_WHAT TO PRODUCE_:
Every line below that holds the string "into" should be copied.

_RECORDS FOR THE EXERCISE_:
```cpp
void add_t(fm_llm* m, const std::string& n, int64_t rows, int64_t cols) {
    DTensor t;
    t.rows = rows;
    t.cols = cols;
    t.numel = rows * cols;
    m->w[n] = t;
}
static void add_stack(fm_llm* m, const std::string& pre, const StackDims& s) {
    for (int i = 0; i < s.n_layer; ++i) {
        std::string p = pre + std::to_string(i) + ".";
        add_t(m, p + "attention.wqkv.weight", s.nqkv(), s.dim);
        if (s.qkv_bias) add_t(m, p + "attention.wqkv.bias", 1, s.nqkv());
        add_t(m, p + "attention.wo.weight", s.dim, s.nq());
        if (s.o_bias) add_t(m, p + "attention.wo.bias", 1, s.dim);
        if (s.qk_norm) {
            add_t(m, p + "attention.q_norm.weight", 1, s.hd);
            add_t(m, p + "attention.k_norm.weight", 1, s.hd);
        }
        add_t(m, p + "feed_forward.w1.weight", s.inter, s.dim);
        add_t(m, p + "feed_forward.w3.weight", s.inter, s.dim);
        add_t(m, p + "feed_forward.w2.weight", s.dim, s.inter);
        add_t(m, p + "ffn_norm.weight", 1, s.dim);
        add_t(m, p + "attention_norm.weight", 1, s.dim);
// ... 459 lines not shown
        m->skpart_cap = 16ll << 20;
        m->skpart = (float*)m->dalloc((size_t)m->skpart_cap * sizeof(float), false);
    }
    HIPCHK(hipMemsetAsync(m->attn_cnt, 0, ncnt * sizeof(int), m->stream));
    m->slabA = (float*)m->dalloc((size_t)KSB_MAX * std::min(n, GEMV_MAX_ROWS) * dmax * 4);
    m->slabB = (float*)m->dalloc((size_t)KSB_MAX * std::min(n, GEMV_MAX_ROWS) * dmax * 4);
    if (n > GEMV_MAX_ROWS) {
        m->bsA = (float*)m->dalloc((size_t)BS_KPARTS * 32 * dmax * 4, false);
        m->bsB = (float*)m->dalloc((size_t)BS_KPARTS * 32 * dmax * 4, false);
        m->bsQ = (float*)m->dalloc((size_t)BS_KPARTS * 32 * std::max(m->sd.nqkv(), m->fdm.nqkv()) * 4, false);
    }
    m->logits = (float*)m->dalloc((size_t)n * m->Nhead * 4);
    m->flogits = (float*)m->dalloc((size_t)n * m->cb * 4);
    m->frame_slot = (int*)m->dalloc(n * 4);
    m->frame_pos = (int*)m->dalloc(n * 4);
    m->prow_slot = (int*)m->dalloc(PREFILL_CHUNK * 4);
    m->prow_pos = (int*)m->dalloc(PREFILL_CHUNK * 4);
    m->pfx_slots = (int*)m->dalloc((size_t)n * 4);
    m->tok_in = (int32_t*)m->dalloc((size_t)n * m->C1 * 4);
    m->cols = (int32_t*)m->dalloc((size_t)n * m->C1 * 4);
    m->ptok = (int32_t*)m->dalloc((size_t)PREFILL_CHUNK * m->C1 * 4);
    m->ras = (int32_t*)m->dalloc((size_t)n * m->C1 * 10 * 4);
    m->sp = (SlotParams*)m->dalloc(sizeof(SlotParams) * n);
    m->force_cols = (int32_t*)m->dalloc((size_t)n * m->C1 * 4);
    m->tap_slow = (float*)m->dalloc((size_t)n * m->Nhead * 4);
    m->tap_fast = (float*)m->dalloc((size_t)n * std::max(m->C - 1, 1) * m->cb * 4);
    m->host_force.assign(n, 0);
    HIPCHK(hipHostMalloc((void**)&m->h_cols, (size_t)2 * n * m->C1 * 4, hipHostMallocDefault));
    m->host_pos.assign(n, 0);
    m->host_step.assign(n, 0);
    HIPCHK(hipStreamSynchronize(m->stream));
    m->finalized = true;
}
```

### fish-speech_amd/csrc/fm_tune_table.h

```cpp
#ifndef FM_TUNE_RULES
#define FM_TUNE_RULES
enum { FM_RULE_BOOL, FM_RULE_ANY, FM_RULE_SET, FM_RULE_RANGE, FM_RULE_MULT16 };
template <typename... V> constexpr int fm_knob_set(V... v) { return (0 | ... | (1 << v)); }
#define FM_BOOL FM_RULE_BOOL, 0, 0
#define FM_ANY FM_RULE_ANY, 0, 0
#define FM_SET(...) FM_RULE_SET, fm_knob_set(__VA_ARGS__), 0
#define FM_RANGE(lo, hi) FM_RULE_RANGE, lo, hi
#define FM_MIN(lo) FM_RULE_RANGE, lo, 0x7fffffff
#define FM_MULT16 FM_RULE_MULT16, 0, 0
#define FM_ZERO_OR_MULT16 FM_RULE_MULT16, 1, 0
#endif

#ifdef FM_KNOB
FM_KNOB(gemv_nt, 1, FM_BOOL)
FM_KNOB(gemv_u, 8, FM_SET(2, 4, 8))
FM_KNOB(gemv_wpb, 4, FM_SET(4, 8))
FM_KNOB(sampler_kth, 1, FM_BOOL)
FM_KNOB(sampler_fast, 1, FM_BOOL)
FM_KNOB(attn_cap, 32, FM_ZERO_OR_MULT16)
FM_KNOB(attn_wo, 0, FM_BOOL)
FM_KNOB(ksb_blocks, 512, FM_MIN(1))
FM_KNOB(batched_fused_attn, 1, FM_BOOL)
FM_KNOB(attn_cap_batched, 128, FM_ZERO_OR_MULT16)
FM_KNOB(linear_u32, 4, FM_SET(4, 8))
// ... 50 lines not shown
FM_KNOB(q_u, 4, FM_SET(2, 4, 8, 16))
FM_KNOB(fin8, 1, FM_BOOL)
FM_KNOB(fin_split, 0, FM_RANGE(0, 16))
FM_KNOB(bstream_q8, 1, FM_BOOL)
FM_KNOB(bstream_q4, 1, FM_BOOL)
FM_KNOB(int4_stream, 1, FM_BOOL)
FM_KNOB(fw_delay, 0, FM_RANGE(0, 1000))
FM_KNOB(fw_cheap, 0, FM_BOOL)
FM_KNOB(fw_prio, 0, FM_BOOL)
FM_KNOB(fattn_wo, 1, FM_BOOL)
FM_KNOB(fattn_ilp, 1, FM_BOOL)
FM_KNOB(row_qkv_rp, 8, FM_SET(4, 8, 16))
FM_KNOB(rowgemv_q4, 31, FM_RANGE(0, 31))
FM_KNOB(rowgemv, 123, FM_RANGE(0, 127))
FM_KNOB(row_copies, 1, FM_BOOL)
FM_KNOB(prefix_vec, 1, FM_BOOL)
FM_KNOB(fast_pair, 1, FM_BOOL)
FM_KNOB(fast_dead_q, 1, FM_RANGE(0, 3))
FM_KNOB(slow_attn_wo, 2, FM_RANGE(0, 2))
FM_KNOB(slow_aw_delay, 40, FM_RANGE(0, 300))
FM_KNOB(slow_aw_sleep, 1, FM_SET(1, 4, 16))
FM_KNOB(slow_aw_cheap, 1, FM_BOOL)
FM_KNOB(slow_attn_wo_q, 0, FM_RANGE(0, 2))
#endif
```

Measured before the change: 12.62 audio-sec/wall-sec.

## Fuse frame finish, history capture and next embed into last sampler

Adds a frame-edge epilogue to the final fast-codebook sampling kernel. It can perform the finish step (token window shift, position and step increment), record per-frame codes into a device history buffer, and compute the next frame's embedding in place. This removes the separate finish and embed launches and the per-frame device-to-host copy of codes, which cuts launch and copy overhead on the serial decode path. Only the finish bit is enabled by default. The cost is extra work in the sampler tail and more graph variants keyed by edge bits.

```diff
diff --git a/fish-speech_amd/csrc/fm_attn.hip b/fish-speech_amd/csrc/fm_attn.hip
--- a/fish-speech_amd/csrc/fm_attn.hip
+++ b/fish-speech_amd/csrc/fm_attn.hip
@@ -3,6 +3,7 @@
 #include "fm_attn_dev.h"
 #include "fm_frag.h"
 #include "fm_attn_fd_dev.h"
+#include "fm_frame_edge.h"
 
 template <typename T>
 __device__ __forceinline__ void head_prep(const T* src, int hd, bool norm, const T* nw, float eps,
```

_RESULT BELOW_:
## Fuse frame finish, history capture and next embed into last sampler
Adds a frame-edge epilogue to the final fast-codebook sampling kernel. It can perform the finish step (token window shift, position and step increment), record per-frame codes into a device history buffer, and compute the next frame's embedding in place. This removes the separate finish and embed launches and the per-frame device-to-host copy of codes, which cuts launch and copy overhead on the serial decode path. Only the finish bit is enabled by default. The cost is extra work in the sampler tail and more graph variants keyed by edge bits.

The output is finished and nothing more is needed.